* _Aim of the exercise_: Comb the records below for the string "false" and copy each line where it turns up.

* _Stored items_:
---*---

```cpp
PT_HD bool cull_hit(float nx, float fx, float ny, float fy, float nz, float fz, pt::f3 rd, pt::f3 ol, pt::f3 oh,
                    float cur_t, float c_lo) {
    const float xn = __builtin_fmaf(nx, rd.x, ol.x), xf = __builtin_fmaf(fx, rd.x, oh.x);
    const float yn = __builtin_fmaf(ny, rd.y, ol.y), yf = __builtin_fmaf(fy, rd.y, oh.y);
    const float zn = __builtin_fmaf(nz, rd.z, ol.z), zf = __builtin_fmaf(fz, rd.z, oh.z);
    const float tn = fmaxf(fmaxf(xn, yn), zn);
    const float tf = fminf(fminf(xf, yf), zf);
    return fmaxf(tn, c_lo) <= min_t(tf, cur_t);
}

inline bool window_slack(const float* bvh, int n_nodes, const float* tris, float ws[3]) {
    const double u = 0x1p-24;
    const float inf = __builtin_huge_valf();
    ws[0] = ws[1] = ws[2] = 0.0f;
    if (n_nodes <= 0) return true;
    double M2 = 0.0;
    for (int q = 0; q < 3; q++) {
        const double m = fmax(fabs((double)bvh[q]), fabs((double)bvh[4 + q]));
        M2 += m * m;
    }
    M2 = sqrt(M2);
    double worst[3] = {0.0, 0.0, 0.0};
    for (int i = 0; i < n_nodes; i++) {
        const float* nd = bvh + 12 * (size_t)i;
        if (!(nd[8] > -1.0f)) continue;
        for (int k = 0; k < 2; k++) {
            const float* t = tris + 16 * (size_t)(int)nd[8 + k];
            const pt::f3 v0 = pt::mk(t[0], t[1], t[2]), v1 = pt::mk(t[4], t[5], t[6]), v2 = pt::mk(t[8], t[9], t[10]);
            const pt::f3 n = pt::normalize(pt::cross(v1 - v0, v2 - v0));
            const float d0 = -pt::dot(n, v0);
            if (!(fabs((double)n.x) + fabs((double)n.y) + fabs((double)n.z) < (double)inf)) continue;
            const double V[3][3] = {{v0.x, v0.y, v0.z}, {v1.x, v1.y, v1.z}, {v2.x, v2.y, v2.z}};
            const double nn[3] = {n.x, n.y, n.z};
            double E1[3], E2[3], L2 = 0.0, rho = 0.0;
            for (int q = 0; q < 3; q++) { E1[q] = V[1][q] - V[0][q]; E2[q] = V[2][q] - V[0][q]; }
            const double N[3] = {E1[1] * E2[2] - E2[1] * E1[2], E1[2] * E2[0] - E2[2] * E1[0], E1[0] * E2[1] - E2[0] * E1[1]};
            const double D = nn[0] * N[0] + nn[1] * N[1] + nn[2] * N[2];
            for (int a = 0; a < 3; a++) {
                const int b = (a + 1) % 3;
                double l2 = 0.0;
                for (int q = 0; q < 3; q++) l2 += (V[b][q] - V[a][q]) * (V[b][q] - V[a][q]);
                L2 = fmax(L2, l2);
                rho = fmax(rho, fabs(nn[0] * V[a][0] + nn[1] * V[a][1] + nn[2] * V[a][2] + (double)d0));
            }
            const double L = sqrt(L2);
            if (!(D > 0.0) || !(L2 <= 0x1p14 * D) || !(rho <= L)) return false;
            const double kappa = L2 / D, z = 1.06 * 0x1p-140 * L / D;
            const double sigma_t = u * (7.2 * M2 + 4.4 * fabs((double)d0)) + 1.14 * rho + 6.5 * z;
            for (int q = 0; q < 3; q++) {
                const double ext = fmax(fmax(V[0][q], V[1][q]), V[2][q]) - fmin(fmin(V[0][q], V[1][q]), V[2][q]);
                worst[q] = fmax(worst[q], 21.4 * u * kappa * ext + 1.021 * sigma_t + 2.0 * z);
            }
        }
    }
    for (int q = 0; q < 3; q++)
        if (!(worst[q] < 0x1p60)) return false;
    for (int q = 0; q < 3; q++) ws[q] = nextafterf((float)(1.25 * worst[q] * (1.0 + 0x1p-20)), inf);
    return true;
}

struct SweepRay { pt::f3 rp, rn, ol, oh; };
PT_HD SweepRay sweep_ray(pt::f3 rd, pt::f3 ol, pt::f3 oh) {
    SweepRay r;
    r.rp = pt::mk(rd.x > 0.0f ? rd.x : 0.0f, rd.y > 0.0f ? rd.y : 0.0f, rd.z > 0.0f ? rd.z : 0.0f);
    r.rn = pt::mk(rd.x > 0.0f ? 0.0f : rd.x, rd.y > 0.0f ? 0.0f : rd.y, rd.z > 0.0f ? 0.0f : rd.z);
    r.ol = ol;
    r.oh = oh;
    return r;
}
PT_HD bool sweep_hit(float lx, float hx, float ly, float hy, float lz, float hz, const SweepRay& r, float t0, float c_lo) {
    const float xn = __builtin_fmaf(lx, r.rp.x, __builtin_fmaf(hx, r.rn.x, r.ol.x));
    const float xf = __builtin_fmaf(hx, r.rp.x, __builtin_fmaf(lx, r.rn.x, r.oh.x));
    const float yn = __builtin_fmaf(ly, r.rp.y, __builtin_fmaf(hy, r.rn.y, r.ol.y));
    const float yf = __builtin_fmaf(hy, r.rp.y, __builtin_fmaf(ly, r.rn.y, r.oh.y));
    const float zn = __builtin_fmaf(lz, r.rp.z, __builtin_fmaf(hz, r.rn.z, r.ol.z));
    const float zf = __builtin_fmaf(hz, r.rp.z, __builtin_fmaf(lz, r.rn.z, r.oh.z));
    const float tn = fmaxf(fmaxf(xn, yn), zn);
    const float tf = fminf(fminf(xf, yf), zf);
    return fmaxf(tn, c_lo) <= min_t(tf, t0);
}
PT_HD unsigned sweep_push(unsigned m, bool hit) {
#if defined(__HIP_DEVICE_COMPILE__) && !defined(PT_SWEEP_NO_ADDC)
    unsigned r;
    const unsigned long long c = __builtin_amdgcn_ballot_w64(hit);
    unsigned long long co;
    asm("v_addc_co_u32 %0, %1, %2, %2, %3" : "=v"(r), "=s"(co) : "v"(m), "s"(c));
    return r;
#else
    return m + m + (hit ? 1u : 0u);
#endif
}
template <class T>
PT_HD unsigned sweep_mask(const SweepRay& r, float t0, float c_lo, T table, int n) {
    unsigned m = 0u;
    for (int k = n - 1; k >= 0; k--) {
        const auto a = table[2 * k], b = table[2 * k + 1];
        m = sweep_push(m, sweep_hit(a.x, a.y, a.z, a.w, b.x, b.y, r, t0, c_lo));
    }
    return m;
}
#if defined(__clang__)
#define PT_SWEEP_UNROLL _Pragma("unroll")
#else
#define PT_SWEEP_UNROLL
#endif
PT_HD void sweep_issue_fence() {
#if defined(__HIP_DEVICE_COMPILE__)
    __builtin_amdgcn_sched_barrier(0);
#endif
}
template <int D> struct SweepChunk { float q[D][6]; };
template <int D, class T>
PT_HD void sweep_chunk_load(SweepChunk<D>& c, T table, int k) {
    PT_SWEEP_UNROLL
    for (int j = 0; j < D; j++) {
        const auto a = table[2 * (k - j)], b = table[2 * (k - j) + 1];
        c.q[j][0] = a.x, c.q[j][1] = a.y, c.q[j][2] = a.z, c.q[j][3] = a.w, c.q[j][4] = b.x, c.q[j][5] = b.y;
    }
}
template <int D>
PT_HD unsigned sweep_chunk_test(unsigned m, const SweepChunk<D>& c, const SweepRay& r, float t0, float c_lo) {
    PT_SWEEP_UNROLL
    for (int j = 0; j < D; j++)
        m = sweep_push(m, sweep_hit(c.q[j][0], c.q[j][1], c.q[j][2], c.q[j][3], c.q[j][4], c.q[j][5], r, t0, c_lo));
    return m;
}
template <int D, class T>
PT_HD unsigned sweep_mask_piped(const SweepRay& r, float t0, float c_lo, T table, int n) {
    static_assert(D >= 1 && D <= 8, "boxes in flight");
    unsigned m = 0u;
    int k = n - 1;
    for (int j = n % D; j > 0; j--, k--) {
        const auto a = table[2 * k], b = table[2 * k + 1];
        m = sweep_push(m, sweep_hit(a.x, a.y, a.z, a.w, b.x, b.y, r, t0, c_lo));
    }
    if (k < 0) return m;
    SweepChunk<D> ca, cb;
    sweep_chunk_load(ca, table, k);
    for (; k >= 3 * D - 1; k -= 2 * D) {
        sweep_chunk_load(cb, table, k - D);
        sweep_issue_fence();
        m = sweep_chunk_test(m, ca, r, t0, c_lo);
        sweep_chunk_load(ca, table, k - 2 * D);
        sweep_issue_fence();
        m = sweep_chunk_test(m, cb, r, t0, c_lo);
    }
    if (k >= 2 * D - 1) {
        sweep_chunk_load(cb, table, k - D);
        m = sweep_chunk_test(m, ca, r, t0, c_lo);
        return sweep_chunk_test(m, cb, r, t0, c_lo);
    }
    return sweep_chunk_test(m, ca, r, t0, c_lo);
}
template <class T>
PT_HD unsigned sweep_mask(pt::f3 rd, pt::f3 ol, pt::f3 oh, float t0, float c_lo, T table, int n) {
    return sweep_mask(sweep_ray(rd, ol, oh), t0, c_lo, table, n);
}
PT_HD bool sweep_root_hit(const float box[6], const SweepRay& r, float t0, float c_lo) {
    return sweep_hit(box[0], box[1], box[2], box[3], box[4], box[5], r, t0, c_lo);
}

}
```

---*---

* _Written response_:
            if (!(D > 0.0) || !(L2 <= 0x1p14 * D) || !(rho <= L)) return false;
        if (!(worst[q] < 0x1p60)) return false;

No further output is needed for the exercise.